Saved data entries:
□ □ □ □ □ □ □

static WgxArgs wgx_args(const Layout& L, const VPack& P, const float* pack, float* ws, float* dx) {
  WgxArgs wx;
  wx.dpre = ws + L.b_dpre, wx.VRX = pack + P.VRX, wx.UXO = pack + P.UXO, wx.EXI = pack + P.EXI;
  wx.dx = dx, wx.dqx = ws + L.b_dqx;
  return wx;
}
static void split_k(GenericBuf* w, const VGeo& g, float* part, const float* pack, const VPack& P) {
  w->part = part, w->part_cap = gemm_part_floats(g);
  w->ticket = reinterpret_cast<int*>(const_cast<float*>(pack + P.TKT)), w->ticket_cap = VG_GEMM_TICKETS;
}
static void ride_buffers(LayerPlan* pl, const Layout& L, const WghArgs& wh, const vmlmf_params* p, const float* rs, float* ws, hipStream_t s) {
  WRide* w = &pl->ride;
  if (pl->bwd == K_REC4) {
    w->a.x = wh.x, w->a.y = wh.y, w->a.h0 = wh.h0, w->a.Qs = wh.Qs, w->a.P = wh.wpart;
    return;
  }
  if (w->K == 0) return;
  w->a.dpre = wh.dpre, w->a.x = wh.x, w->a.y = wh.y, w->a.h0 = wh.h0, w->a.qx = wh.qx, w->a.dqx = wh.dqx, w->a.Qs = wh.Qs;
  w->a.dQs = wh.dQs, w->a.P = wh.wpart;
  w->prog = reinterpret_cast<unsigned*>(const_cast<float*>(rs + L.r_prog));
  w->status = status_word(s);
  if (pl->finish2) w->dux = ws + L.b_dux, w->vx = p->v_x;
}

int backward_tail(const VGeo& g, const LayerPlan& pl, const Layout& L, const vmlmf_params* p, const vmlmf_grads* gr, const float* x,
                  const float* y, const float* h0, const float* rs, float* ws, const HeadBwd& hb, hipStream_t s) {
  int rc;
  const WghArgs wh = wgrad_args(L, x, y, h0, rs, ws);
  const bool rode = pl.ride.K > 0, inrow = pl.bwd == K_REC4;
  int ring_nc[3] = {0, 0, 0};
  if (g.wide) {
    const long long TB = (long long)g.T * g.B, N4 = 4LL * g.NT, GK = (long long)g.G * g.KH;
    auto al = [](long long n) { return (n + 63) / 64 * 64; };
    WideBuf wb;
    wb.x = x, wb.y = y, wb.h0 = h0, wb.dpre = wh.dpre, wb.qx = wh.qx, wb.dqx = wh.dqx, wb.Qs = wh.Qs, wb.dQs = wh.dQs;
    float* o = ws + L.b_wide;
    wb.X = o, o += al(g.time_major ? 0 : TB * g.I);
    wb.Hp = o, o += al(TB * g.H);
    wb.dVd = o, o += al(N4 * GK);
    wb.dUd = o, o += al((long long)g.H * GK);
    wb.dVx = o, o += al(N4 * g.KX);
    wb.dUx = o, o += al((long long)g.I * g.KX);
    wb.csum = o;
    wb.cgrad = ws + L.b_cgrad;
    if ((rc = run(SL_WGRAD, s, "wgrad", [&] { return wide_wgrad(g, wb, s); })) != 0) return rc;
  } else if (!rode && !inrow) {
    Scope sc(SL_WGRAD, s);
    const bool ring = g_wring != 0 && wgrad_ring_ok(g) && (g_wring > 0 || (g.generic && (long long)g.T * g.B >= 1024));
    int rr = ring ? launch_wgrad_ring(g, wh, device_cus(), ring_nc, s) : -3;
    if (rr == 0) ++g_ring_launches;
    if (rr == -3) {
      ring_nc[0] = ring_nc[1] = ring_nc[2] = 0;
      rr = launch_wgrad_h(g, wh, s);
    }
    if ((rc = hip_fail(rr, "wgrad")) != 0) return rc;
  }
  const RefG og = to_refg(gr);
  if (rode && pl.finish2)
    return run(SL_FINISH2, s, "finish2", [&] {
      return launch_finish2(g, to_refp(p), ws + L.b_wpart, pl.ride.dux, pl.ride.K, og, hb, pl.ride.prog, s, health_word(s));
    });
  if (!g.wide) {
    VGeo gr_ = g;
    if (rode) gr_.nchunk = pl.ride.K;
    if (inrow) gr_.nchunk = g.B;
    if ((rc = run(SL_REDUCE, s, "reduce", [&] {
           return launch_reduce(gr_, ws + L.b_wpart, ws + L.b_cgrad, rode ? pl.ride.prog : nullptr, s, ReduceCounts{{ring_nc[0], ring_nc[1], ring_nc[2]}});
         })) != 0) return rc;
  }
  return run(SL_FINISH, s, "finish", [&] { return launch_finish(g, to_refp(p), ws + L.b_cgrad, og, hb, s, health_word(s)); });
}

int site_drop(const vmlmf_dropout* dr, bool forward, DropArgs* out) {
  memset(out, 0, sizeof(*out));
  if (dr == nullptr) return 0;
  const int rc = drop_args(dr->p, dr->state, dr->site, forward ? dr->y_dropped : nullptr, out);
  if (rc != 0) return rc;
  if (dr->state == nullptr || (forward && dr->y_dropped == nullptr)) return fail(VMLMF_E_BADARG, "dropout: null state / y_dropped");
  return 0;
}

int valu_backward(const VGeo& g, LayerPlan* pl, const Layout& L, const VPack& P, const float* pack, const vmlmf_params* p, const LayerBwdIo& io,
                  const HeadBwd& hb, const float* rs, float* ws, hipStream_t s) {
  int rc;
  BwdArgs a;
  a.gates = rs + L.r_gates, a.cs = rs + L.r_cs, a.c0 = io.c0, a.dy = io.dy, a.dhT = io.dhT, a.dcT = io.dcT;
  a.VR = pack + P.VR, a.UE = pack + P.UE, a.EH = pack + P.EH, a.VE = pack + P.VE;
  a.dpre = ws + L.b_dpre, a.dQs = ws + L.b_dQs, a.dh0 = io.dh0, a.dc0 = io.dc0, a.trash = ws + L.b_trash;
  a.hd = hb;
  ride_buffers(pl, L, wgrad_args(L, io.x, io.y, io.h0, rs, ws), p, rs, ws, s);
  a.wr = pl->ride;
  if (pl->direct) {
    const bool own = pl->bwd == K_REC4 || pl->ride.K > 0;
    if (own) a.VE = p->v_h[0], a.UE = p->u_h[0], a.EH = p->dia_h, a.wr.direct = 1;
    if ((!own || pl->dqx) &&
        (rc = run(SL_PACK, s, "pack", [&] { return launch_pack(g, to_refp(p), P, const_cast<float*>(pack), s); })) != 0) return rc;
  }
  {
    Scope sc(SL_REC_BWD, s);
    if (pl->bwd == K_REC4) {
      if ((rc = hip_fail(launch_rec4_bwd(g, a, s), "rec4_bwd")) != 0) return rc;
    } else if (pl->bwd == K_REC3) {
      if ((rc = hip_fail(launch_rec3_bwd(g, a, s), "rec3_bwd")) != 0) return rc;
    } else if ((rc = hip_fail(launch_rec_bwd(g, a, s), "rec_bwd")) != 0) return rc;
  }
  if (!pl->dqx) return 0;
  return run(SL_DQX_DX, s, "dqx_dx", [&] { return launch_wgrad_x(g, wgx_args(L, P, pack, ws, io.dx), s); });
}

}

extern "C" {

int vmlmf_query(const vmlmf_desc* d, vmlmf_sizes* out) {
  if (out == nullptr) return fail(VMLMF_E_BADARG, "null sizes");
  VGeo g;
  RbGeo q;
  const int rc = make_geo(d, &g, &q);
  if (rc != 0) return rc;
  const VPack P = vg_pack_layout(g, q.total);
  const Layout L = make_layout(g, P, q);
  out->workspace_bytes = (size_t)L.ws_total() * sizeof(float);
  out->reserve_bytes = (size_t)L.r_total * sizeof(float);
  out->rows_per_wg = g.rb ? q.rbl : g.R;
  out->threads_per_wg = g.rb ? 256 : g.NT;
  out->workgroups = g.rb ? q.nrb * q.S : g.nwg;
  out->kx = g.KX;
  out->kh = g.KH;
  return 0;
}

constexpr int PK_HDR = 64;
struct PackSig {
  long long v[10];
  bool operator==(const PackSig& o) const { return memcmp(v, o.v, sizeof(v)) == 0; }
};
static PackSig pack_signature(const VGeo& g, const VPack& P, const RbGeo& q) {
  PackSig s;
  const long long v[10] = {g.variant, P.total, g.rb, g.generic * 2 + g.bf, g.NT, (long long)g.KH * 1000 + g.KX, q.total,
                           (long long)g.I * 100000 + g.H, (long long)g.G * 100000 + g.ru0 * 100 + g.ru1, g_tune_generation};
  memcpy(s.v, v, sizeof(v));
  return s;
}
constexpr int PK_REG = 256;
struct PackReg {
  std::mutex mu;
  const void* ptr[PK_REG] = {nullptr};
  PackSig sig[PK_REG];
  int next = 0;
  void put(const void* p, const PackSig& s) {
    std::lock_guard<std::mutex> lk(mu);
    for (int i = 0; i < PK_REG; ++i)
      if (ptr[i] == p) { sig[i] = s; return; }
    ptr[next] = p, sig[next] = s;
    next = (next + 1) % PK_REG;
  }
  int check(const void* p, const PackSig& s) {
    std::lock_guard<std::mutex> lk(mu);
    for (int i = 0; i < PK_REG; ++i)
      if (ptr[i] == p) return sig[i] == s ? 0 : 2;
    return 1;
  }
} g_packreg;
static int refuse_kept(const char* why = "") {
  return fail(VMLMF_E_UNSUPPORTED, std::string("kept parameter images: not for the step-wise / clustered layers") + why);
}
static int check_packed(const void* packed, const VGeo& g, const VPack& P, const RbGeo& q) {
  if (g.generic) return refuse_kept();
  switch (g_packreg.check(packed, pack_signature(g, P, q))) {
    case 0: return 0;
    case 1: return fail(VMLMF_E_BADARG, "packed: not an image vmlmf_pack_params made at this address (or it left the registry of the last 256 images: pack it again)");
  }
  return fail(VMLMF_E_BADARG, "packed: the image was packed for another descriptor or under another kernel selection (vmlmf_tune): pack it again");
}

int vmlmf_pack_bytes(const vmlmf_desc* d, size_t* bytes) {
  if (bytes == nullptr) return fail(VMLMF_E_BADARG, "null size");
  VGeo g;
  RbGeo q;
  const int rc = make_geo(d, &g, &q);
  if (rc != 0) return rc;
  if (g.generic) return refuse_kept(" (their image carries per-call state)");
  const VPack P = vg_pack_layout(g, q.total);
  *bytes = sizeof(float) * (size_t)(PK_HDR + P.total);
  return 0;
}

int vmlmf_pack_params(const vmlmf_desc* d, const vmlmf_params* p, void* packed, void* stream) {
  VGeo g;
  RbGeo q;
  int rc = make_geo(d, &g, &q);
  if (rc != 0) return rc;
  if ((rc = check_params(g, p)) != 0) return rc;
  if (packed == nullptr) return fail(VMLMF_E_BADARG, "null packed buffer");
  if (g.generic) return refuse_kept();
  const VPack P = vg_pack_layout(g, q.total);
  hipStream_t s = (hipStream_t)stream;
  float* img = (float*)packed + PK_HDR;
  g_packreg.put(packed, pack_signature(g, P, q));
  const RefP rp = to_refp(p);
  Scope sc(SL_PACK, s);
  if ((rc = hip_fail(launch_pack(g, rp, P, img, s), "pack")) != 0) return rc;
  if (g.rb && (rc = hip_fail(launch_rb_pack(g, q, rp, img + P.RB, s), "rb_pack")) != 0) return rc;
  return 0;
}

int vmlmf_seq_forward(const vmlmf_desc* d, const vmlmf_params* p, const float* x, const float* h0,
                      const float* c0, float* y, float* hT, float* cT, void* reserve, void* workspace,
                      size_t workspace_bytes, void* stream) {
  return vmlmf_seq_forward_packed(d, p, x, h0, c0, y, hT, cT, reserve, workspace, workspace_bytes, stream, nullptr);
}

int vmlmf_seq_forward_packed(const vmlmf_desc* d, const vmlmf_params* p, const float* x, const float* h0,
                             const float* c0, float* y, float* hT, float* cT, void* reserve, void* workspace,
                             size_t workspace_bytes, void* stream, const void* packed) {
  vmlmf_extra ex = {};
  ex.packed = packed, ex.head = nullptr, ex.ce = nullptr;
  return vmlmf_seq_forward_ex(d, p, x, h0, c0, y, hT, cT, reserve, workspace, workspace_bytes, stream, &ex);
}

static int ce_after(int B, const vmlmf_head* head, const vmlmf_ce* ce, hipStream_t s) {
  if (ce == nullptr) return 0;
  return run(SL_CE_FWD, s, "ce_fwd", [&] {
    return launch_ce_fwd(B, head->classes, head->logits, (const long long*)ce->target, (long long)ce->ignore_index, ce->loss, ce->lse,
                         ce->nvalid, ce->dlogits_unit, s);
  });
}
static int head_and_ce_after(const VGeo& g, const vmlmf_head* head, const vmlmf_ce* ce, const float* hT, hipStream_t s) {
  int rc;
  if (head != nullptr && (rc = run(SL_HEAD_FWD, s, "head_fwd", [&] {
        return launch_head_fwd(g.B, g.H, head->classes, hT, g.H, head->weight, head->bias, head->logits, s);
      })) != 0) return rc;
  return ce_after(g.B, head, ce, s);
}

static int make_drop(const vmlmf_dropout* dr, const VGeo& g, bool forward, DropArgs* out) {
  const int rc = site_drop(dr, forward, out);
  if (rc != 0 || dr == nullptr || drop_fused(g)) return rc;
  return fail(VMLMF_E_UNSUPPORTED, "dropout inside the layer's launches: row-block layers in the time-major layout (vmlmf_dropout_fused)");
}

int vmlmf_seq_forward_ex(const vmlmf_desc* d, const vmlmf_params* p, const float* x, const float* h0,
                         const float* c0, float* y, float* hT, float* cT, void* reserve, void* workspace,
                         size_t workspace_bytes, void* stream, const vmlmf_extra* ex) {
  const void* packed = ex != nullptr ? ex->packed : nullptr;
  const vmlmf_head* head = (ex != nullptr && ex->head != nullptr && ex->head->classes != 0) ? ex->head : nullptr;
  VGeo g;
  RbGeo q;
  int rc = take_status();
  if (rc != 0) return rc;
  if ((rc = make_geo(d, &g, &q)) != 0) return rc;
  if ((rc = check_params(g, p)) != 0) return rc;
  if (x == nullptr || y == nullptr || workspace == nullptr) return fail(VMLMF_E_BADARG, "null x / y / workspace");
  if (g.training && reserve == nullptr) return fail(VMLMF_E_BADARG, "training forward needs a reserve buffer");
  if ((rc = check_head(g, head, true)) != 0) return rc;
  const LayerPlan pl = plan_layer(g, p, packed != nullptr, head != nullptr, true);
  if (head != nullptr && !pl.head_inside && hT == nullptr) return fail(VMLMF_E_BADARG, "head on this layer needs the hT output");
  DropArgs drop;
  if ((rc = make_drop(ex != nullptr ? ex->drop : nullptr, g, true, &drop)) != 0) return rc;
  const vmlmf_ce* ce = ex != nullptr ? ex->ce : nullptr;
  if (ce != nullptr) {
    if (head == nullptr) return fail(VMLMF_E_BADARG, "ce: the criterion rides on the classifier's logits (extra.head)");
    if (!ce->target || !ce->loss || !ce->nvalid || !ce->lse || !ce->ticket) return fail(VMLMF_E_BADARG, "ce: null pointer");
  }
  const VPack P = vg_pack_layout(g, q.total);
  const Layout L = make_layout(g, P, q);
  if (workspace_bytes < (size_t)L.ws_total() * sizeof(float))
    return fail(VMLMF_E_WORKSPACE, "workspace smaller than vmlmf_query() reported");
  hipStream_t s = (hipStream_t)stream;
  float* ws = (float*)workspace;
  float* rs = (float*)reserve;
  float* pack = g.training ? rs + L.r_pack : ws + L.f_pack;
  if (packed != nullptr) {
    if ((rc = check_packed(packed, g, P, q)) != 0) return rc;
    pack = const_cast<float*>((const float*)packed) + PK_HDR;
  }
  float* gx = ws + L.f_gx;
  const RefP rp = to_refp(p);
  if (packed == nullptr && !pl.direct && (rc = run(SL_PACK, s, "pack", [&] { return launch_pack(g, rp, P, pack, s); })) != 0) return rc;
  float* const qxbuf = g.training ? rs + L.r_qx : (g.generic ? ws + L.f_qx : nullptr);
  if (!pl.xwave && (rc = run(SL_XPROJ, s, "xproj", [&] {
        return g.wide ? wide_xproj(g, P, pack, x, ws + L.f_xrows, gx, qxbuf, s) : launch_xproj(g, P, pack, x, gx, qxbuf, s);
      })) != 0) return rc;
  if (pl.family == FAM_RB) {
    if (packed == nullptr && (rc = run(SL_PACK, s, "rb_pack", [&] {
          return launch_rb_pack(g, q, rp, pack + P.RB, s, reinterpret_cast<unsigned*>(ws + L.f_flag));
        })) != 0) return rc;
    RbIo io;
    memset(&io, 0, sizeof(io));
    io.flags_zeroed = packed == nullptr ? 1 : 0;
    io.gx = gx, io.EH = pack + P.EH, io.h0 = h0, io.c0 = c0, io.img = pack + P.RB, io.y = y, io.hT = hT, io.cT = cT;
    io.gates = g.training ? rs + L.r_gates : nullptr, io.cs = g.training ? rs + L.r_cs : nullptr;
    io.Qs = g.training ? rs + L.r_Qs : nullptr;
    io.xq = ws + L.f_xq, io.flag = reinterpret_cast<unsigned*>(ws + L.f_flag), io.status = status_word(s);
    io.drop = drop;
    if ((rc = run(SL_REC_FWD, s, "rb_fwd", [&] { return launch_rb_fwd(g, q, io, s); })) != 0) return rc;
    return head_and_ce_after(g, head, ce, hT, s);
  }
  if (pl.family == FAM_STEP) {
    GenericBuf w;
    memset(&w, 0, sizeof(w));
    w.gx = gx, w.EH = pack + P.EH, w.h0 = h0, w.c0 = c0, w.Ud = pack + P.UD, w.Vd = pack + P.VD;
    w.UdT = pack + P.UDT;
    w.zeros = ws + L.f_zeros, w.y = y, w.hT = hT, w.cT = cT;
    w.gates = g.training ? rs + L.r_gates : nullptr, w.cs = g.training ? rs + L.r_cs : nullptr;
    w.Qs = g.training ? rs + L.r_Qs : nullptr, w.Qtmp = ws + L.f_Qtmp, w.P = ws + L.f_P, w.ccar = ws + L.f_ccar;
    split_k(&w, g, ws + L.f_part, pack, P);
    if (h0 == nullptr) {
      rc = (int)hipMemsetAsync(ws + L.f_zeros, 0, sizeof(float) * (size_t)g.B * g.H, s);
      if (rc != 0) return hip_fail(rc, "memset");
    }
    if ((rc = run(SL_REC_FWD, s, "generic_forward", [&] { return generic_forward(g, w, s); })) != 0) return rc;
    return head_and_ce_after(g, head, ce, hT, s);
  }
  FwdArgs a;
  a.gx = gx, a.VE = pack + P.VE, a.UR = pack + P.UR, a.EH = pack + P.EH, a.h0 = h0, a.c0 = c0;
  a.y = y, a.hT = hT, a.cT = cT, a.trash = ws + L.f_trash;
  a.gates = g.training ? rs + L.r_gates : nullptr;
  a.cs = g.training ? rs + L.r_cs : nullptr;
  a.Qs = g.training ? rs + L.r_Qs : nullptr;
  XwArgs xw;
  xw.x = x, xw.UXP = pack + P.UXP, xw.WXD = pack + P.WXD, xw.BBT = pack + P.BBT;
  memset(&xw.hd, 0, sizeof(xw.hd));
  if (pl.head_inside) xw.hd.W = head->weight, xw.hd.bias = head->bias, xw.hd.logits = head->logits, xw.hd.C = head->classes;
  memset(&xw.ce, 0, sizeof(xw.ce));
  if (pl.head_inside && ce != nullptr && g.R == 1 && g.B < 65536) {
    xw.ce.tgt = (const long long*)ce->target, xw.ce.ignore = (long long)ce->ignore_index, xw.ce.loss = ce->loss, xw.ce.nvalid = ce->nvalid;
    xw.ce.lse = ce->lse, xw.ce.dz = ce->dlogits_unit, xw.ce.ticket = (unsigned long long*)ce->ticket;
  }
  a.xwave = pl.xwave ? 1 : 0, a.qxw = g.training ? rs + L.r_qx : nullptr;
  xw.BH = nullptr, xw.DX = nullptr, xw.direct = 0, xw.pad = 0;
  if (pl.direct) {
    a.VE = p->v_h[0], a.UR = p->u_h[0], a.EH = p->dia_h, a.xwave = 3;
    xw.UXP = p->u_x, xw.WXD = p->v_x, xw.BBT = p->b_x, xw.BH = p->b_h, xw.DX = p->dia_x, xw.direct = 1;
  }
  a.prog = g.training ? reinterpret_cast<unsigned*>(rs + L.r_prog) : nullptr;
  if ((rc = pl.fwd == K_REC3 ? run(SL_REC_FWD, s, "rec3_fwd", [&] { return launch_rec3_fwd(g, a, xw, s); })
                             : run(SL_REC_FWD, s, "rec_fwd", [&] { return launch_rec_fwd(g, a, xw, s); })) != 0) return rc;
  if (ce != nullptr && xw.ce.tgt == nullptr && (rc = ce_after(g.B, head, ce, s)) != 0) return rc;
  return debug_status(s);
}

□ □ □ □ □ □ □

Exercise details: Set down again, word for word, the stretch of records from the line with "if (pl.head_inside) xw.hd.W" to the line with "a.xwave = pl.xwave", both of those lines included.

Your solution:
  if (pl.head_inside) xw.hd.W = head->weight, xw.hd.bias = head->bias, xw.hd.logits = head->logits, xw.hd.C = head->classes;
  memset(&xw.ce, 0, sizeof(xw.ce));
  if (pl.head_inside && ce != nullptr && g.R == 1 && g.B < 65536) {
    xw.ce.tgt = (const long long*)ce->target, xw.ce.ignore = (long long)ce->ignore_index, xw.ce.loss = ce->loss, xw.ce.nvalid = ce->nvalid;
    xw.ce.lse = ce->lse, xw.ce.dz = ce->dlogits_unit, xw.ce.ticket = (unsigned long long*)ce->ticket;
  }
  a.xwave = pl.xwave ? 1 : 0, a.qxw = g.training ? rs + L.r_qx : nullptr;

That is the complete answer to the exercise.